= Southern dispersal =

Early human migration out of Africa

Southern dispersal, also known as the great coastal migration or rapid coastal settlement, was an early human migration along the southern coastal route, from the Arabian Peninsula via Persia and India to Southeast Asia and Oceania, with later descendants of those migrations eventually colonizing the rest of Eastern Eurasia and the Americas.

According to this thesis, the dispersal was possible thanks to the development of a multipurpose subsistence strategy, based on the collection of organisms, fish, crustaceans, molluscs, and algae, which are part of the biotic communities of the intertidal zone, the transition ecosystem between land and sea between the upper limit of high tides and the lower limit of low tides, i.e. organisms left behind by the waters which retreat during ebb tide, and which people could harvest from the ground and reefs left unsubmerged or in shallow water at low tide. In support of this hypothesis there are the remains found on an ancient Pleistocene reef, now emerged, near the locality of Abdur in Eritrea. Its rocks are the result of the compaction of marine debris about 125,000 years ago and contain fossil remains of a complex biotic community of the coast of the time: large colonies of corals, oyster shells, large clams and other bivalve molluscs, gastropods and echinoderms. A group of geologists and paleontologists found many blades and tools made of quartz, obsidian and other fine volcanic stone, mixed with the remains of shells. This would prove that over 100,000 years ago human populations of Homo sapiens exploited the intertidal zone for food purposes.

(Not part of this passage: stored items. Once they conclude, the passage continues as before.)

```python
def make_transition_layer(pre, cur):
    layers = []
    for i in range(len(cur)):
        if i < len(pre):
            if cur[i] != pre[i]:
                layers.append(nn.ConvBN(nn.Conv2d(pre[i], cur[i], 3, 1, 1, bias=False), nn.BatchNorm2d(cur[i]),
                                        nn.ReLU(inplace=True)))
            else:
                layers.append(None)
        else:
            steps = []
            for j in range(i + 1 - len(pre)):
                cin = pre[-1]
                cout = cur[i] if j == i - len(pre) else cin
                steps.append(nn.ConvBN(nn.Conv2d(cin, cout, 3, 2, 1, bias=False), nn.BatchNorm2d(cout),
                                       nn.ReLU(inplace=True)))
            layers.append(nn.Chain(*steps))
    return nn.ModuleList(layers)


def make_stage(layer_config, num_inchannels, multi_scale_output=True):
    block = blocks_dict[layer_config["BLOCK"]]
    modules = []
    for i in range(layer_config["NUM_MODULES"]):
        mso = multi_scale_output or i != layer_config["NUM_MODULES"] - 1
        modules.append(HighResolutionModule(layer_config["NUM_BRANCHES"], block, layer_config["NUM_BLOCKS"],
                                            num_inchannels, layer_config["NUM_CHANNELS"],
                                            layer_config["FUSE_METHOD"], mso))
        num_inchannels = modules[-1].get_num_inchannels()
    return nn.Chain(*modules), num_inchannels


class HRNetTrunk(nn.Module):

    def build_trunk(self, extra, last_stage=4):
        self.conv1 = nn.Conv2d(3, 64, kernel_size=3, stride=2, padding=1, bias=False)
        self.bn1 = nn.BatchNorm2d(64, momentum=BN_MOMENTUM)
# ... 71 lines not shown
```

### buctd_amd/ops.py

```python
import ctypes as C
import math
import weakref

import torch

from . import _C
from ._C import ConvDesc, MatmulDesc, check, lib, ptr, stream_ptr

_capture = {"on": False, "events": set(), "allow_seeds": False, "seed_table": None, "seed_draws": 0}
_SEED_TABLE_SLOTS = 1024


def capturing():
    return _capture["on"]


def _new_event(stream=None):
    ev = torch.cuda.Event()
    ev.record(stream) if stream is not None else ev.record()
    if _capture["on"]:
        _capture["events"].add(id(ev))
        _capture.setdefault("keep", []).append(ev)
    return ev

# ... 1939 lines not shown
        return (None, None) + tuple(tmps[b][0, _Chain.DX] if ctx.needs_input_grad[2 + b] else None for b in range(nb))


class Conv(torch.autograd.Function):

    @staticmethod
    def forward(ctx, x, w, b, stride, pad, relu):
        y = conv_fwd(x, w, b, stride, pad, relu=relu)
        ctx.meta = (w, b, stride, pad, relu, tuple(x.shape))
        ctx.save_for_backward(x, y if relu else None)
        return y

    @staticmethod
    def backward(ctx, dy):
        w, b, stride, pad, relu, x_shape = ctx.meta
        x, y = ctx.saved_tensors
        dy = _contig(dy)
        if relu:
            dy = relu_bwd(dy, y)
        dx = conv_dgrad(dy, w, x_shape, stride, pad) if ctx.needs_input_grad[0] else None
        if w.requires_grad:
            dw, acc = grad_target(w)
            conv_wgrad_async(x, dy, w, stride, pad, dw, acc)
        if b is not None and b.requires_grad:
            db, acc = grad_target(b)
            colsum(dy, dy.shape[-1], db, acc)
        grad_done(w, b)
        return dx, None, None, None, None, None


class FuseSum(torch.autograd.Function):

    @staticmethod
    def forward(ctx, shifts, relu, *terms):
        out = fuse_sum(list(terms), list(shifts), relu)
        ctx.shifts, ctx.relu = shifts, relu
        ctx.save_for_backward(out if relu else None)
        return out

    @staticmethod
    def backward(ctx, dy):
        (y,) = ctx.saved_tensors
        dy = _contig(dy)
        cache = {}
        grads = []
        for j, s in enumerate(ctx.shifts):
            if not ctx.needs_input_grad[2 + j]:
                grads.append(None)
                continue
            if s not in cache:
                cache[s] = fuse_sum_bwd(dy, y, s) if s > 0 or ctx.relu else dy
            grads.append(cache[s])
        return (None, None, *grads)


class AddN(torch.autograd.Function):

    @staticmethod
    def forward(ctx, a, b, c):
        out = add(a, b)
        if c is not None:
            out = add(out, c, out=out)
        ctx.n = 3 if c is not None else 2
        return out

    @staticmethod
    def backward(ctx, dy):
        return dy, dy, (dy if ctx.n == 3 else None)


def add_n(terms):
    acc = terms[0]
    k = 1
    while k < len(terms):
        group = [acc] + list(terms[k:k + 3])
        k += 3
        out = torch.empty_like(acc)
        arr = (C.c_void_p * len(group))(*[t.data_ptr() for t in group])
        check(lib().buctd_add_n(arr, len(group), ptr(out), acc.numel(), stream_ptr()), "add_n")
        acc = out
    return acc


class FanOut(torch.autograd.Function):

    @staticmethod
    def forward(ctx, x, n):
        return tuple(x.view_as(x) for _ in range(n))

    @staticmethod
    def backward(ctx, *grads):
        gs = [_contig(g) for g in grads if g is not None]
        if not gs:
            return None, None
        return (gs[0] if len(gs) == 1 else add_n(gs)), None


class ToNCHW(torch.autograd.Function):
    @staticmethod
    def forward(ctx, x):
        return nhwc_to_nchw(x)

    @staticmethod
    def backward(ctx, dy):
        return nchw_to_nhwc(_contig(dy))

# ... 397 lines not shown
```

### include/buctd_hip.h

```cpp
#ifndef BUCTD_HIP_H
#define BUCTD_HIP_H
#include <stddef.h>
#include <stdint.h>

#ifdef __cplusplus
extern "C" {
#endif

int buctd_version(void);
const char* buctd_last_error(void);

typedef struct {
  int N, H, W, Ci;
  int Co, R, S;
  int stride, pad;
  int Ho, Wo;
} buctd_conv_desc;

int buctd_conv2d_fwd_thin(const buctd_conv_desc* d);
int buctd_conv2d_fwd(const buctd_conv_desc* d, const float* x, const float* w, const float* bias,
                     const float* scale, const float* shift, const float* residual, int relu, float* y,
                     float* stats_partials, void* stream);
int buctd_conv2d_dgrad(const buctd_conv_desc* d, const float* dy, const float* w, const float* bias, float* dx,
                       float* stats_partials, void* stream);
// ... 248 lines not shown
int buctd_flipback_avg(const float* a, const float* b, const int32_t* perm, int N, int K, int H, int W, int shift,
                       float* out, void* stream);
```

The coastal route theory is primarily used to describe the initial peopling of West Asia, India, Southeast Asia, New Guinea, Australia, Near Oceania, and East Asia beginning between roughly 70,000 and 50,000 years ago.

It is linked with the presence and dispersal of mtDNA haplogroup M and haplogroup N, as well as the specific distribution patterns of Y-DNA haplogroup C, haplogroup D, and haplogroup FT in these regions.

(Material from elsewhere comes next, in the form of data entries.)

typedef int i32;
template <int U>
__device__ __forceinline__ void bound8_block(const u4* __restrict__ p, const u4* __restrict__ qh, const u4* __restrict__ ql, uint32_t s0, i32 (&acc)[4]) {
    u4 x[U];
#pragma unroll
// ... 45 lines not shown
    double r2 = 0.0;
    int qs = 0;
    for (uint32_t i = threadIdx.x; i < dim; i += blockDim.x) {
        const double x = q_ok ? (double)query[i] : 0.0;
        const double qq = __builtin_rint(x / sq);
        const double hi = __builtin_rint(qq * (1.0 / 128.0)), lo = qq - 128.0 * hi;
        qh8[i] = (int8_t)(int)hi; ql8[i] = (int8_t)(int)lo;
        if constexpr (SUM) qs += (int)qq;
        const double d = x - sq * qq;
        r2 = __builtin_fma(d, d, r2);
    }
    r2 = wave_sum_f64(r2);
    if (lane == 0) s_res[wave] = r2;
    if constexpr (SUM) {
#pragma unroll
        for (int m = 32; m >= 1; m >>= 1) qs += __shfl_xor(qs, m);
        if (lane == 0) s_sum[wave] = qs;
    }
    if (wave == kScanWaves - 1) {
        double ma = 0.0;
        for (uint32_t b = 0; b < dim; b += 64) {
            const float x = b + lane < dim ? query[b + lane] : 0.f;
            const uint32_t n = dim - b < 64u ? dim - b : 64u;
            for (uint32_t j = 0; j < n; j++) { const double a = (double)__uint_as_float(__builtin_amdgcn_readlane(__float_as_uint(x), j)); ma = __builtin_fma(a, a, ma); }
        }
        if (lane == 0) s_qn = __builtin_sqrt(ma);
    }
    __syncthreads();
    double qres2 = 0.0;
    for (uint32_t w = 0; w < kScanWaves; w++) qres2 += s_res[w];
    qn_out = s_qn;
    sq_out = sq;
    qres_out = q_ok ? __builtin_sqrt(qres2) * (1.0 + 1e-9) + 1e-300 : __builtin_nan("");
    qsum_out = 0;
    if constexpr (SUM) { for (uint32_t w = 0; w < kScanWaves; w++) qsum_out += (long long)s_sum[w]; }
}

template <int M, bool SKIP = false>
__global__ void __launch_bounds__(kScanBlock)
k_bound_scan8(IndexView v, const float* __restrict__ query, uint32_t k, BoundCtrl* __restrict__ ctrl, uint32_t* __restrict__ lo_all ,
              uint64_t* __restrict__ partial , uint32_t* __restrict__ seed_rows, float* __restrict__ seed_dist) {
    extern __shared__ __align__(16) unsigned char smem[];
    int8_t* qh8 = reinterpret_cast<int8_t*>(smem);
    int8_t* ql8 = qh8 + v.dim;
    uint64_t* wl = reinterpret_cast<uint64_t*>(smem + (size_t)v.dim * 2);
    const uint32_t lane = lane_id();
    const uint32_t wave = __builtin_amdgcn_readfirstlane(threadIdx.x >> 6);
    const uint32_t steps = v.dim >> 4, tw = gridDim.x * kScanWaves;
    double sq, qn, qres; long long qsum;
    bound8_stage_query<false>(query, v.dim, qh8, ql8, lane, wave, sq, qn, qres, qsum);

    const u4* qh = reinterpret_cast<const u4*>(qh8);
    const u4* ql = reinterpret_cast<const u4*>(ql8);
    const u4* plane = reinterpret_cast<const u4*>(v.plane8) + lane;
    const uint32_t kth = k - 1;
    uint64_t list = kDeadKey, thr = kDeadKey;
    bool first = true;
    uint32_t t = blockIdx.x * kScanWaves + wave;
    uint64_t am_next = 0ull;
    if constexpr (SKIP) am_next = t < v.n_tiles ? v.alive[t] : 0ull;
    for (; t < v.n_tiles; t += tw) {
        uint64_t am;
        if constexpr (SKIP) {
            am = am_next;
            if (t + tw < v.n_tiles) am_next = v.alive[t + tw];
            if (am == 0ull) { __builtin_nontemporal_store(0xFFFFFFFFu, &lo_all[t * 64 + lane]); continue; }
        }
        const uint32_t row = t * 64 + lane;
        const double rn = v.rnorm[row];
        const float sc = v.rscale8[row], rr = v.rres8[row];
        if constexpr (!SKIP) am = v.alive[t];
        const long long isum = bound8_tile(plane + (size_t)t * steps * 64, qh, ql, steps);
        float lo, hi;
        (void)bound_scan_interval8<M>(isum, sq, qn, qres, rn, sc, rr, v.dim, lo, hi);
        const bool live = (am >> lane) & 1ull;
        __builtin_nontemporal_store(live ? ord_f32(lo) : 0xFFFFFFFFu, &lo_all[row]);
        const uint64_t key = live ? (((uint64_t)ord_f32(hi) << 32) | row) : kDeadKey;
        if (first) { list = wave_sort64(key, lane); thr = readlane64(list, kth); first = false; }
        else list_insert(list, thr, key, kth, lane);
    }
    (void)bound_scan_tail(list, thr, wl, wave, lane, k, ctrl, partial, seed_rows, seed_dist);
}

struct BoundQuery8 { double sq, qn, qres, pad; int8_t terms[2 * kBoundMaxDim]; };
template <int U>
__device__ __forceinline__ void bound6_block(const u4* __restrict__ p, const u4* __restrict__ qh, const u4* __restrict__ ql, uint32_t g0, i32 (&acc)[4]) {
    u4 x[3 * U];
#pragma unroll
    for (int u = 0; u < 3 * U; u++) x[u] = __builtin_nontemporal_load(&p[((size_t)g0 * 3 + u) * 64]);
    __builtin_amdgcn_sched_barrier(0);
#pragma unroll
    for (int u = 0; u < U; u++) {
        const uint32_t X[4] = {x[3 * u].x, x[3 * u].y, x[3 * u].z, x[3 * u].w};
        const uint32_t Y[4] = {x[3 * u + 1].x, x[3 * u + 1].y, x[3 * u + 1].z, x[3 * u + 1].w};
        const uint32_t Z[4] = {x[3 * u + 2].x, x[3 * u + 2].y, x[3 * u + 2].z, x[3 * u + 2].w};
        uint32_t c[4][4];
#pragma unroll
        for (int j = 0; j < 4; j++) {
            c[0][j] = X[j] & 0x3F3F3F3Fu; c[1][j] = Y[j] & 0x3F3F3F3Fu; c[2][j] = Z[j] & 0x3F3F3F3Fu;
            c[3][j] = ((X[j] >> 6) & 0x03030303u) | ((Y[j] >> 4) & 0x0C0C0C0Cu) | ((Z[j] >> 2) & 0x30303030u);
        }
#pragma unroll
        for (int st = 0; st < 4; st++) {
            const u4 h = qh[(g0 + u) * 4 + st], l = ql[(g0 + u) * 4 + st];
            acc[0] = __builtin_amdgcn_sdot4((i32)h.x, (i32)c[st][0], acc[0], false);
            acc[1] = __builtin_amdgcn_sdot4((i32)h.y, (i32)c[st][1], acc[1], false);
            acc[0] = __builtin_amdgcn_sdot4((i32)h.z, (i32)c[st][2], acc[0], false);
            acc[1] = __builtin_amdgcn_sdot4((i32)h.w, (i32)c[st][3], acc[1], false);
            acc[2] = __builtin_amdgcn_sdot4((i32)l.x, (i32)c[st][0], acc[2], false);
            acc[3] = __builtin_amdgcn_sdot4((i32)l.y, (i32)c[st][1], acc[3], false);
            acc[2] = __builtin_amdgcn_sdot4((i32)l.z, (i32)c[st][2], acc[2], false);
            acc[3] = __builtin_amdgcn_sdot4((i32)l.w, (i32)c[st][3], acc[3], false);
        }
    }
}
__device__ __forceinline__ long long bound6_tile(const u4* __restrict__ p, const u4* __restrict__ qh, const u4* __restrict__ ql, uint32_t groups) {
    i32 acc[4] = {0, 0, 0, 0};
    uint32_t g = 0;
    for (; g + 6 <= groups; g += 6) bound6_block<6>(p, qh, ql, g, acc);
    if (g + 3 <= groups) { bound6_block<3>(p, qh, ql, g, acc); g += 3; }
    if (g + 2 <= groups) { bound6_block<2>(p, qh, ql, g, acc); g += 2; }
    if (g < groups) bound6_block<1>(p, qh, ql, g, acc);
    return ((long long)acc[0] + (long long)acc[1]) * 128ll + ((long long)acc[2] + (long long)acc[3]);
}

The theory proposes that early modern humans, some of the bearers of mitochondrial haplogroup L3, arrived in the Arabian peninsula about 70,000–50,000 years ago, crossing from East Africa via the Bab-el-Mandeb strait. It has been estimated that from a population of 2,000 to 5,000 individuals in Africa, only a small group, possibly as few as 150 to 1,000 people, crossed the Red Sea. The group would have travelled along the coastal route around Arabia and Persia to India relatively rapidly, within a few thousand years. From India, they would have spread to Southeast Asia ("Sundaland") and Oceania ("Sahul").

== Genetic and archaeologic evidence ==
The southern route dispersal is primarily linked to the Initial Upper Paleolithic expansion of modern humans and "ascribed to a population movement with uniform genetic features and material culture" (Ancient East Eurasians), which was the major source for the peopling of the Asia–Pacific region. While certain Initial Upper Paleolithic populations represented by specimens found in Central Asia and Europe, such as the Ust'-Ishim man, Bacho Kiro cave or Oase 2, are inferred to have used inland routes, the ancestors of all modern East Eurasian populations are inferred to have used the Southern dispersal route through South Asia, where they subsequently diverged rapidly and gave rise to modern populations in Eastern Eurasia, Oceania, and the Americas.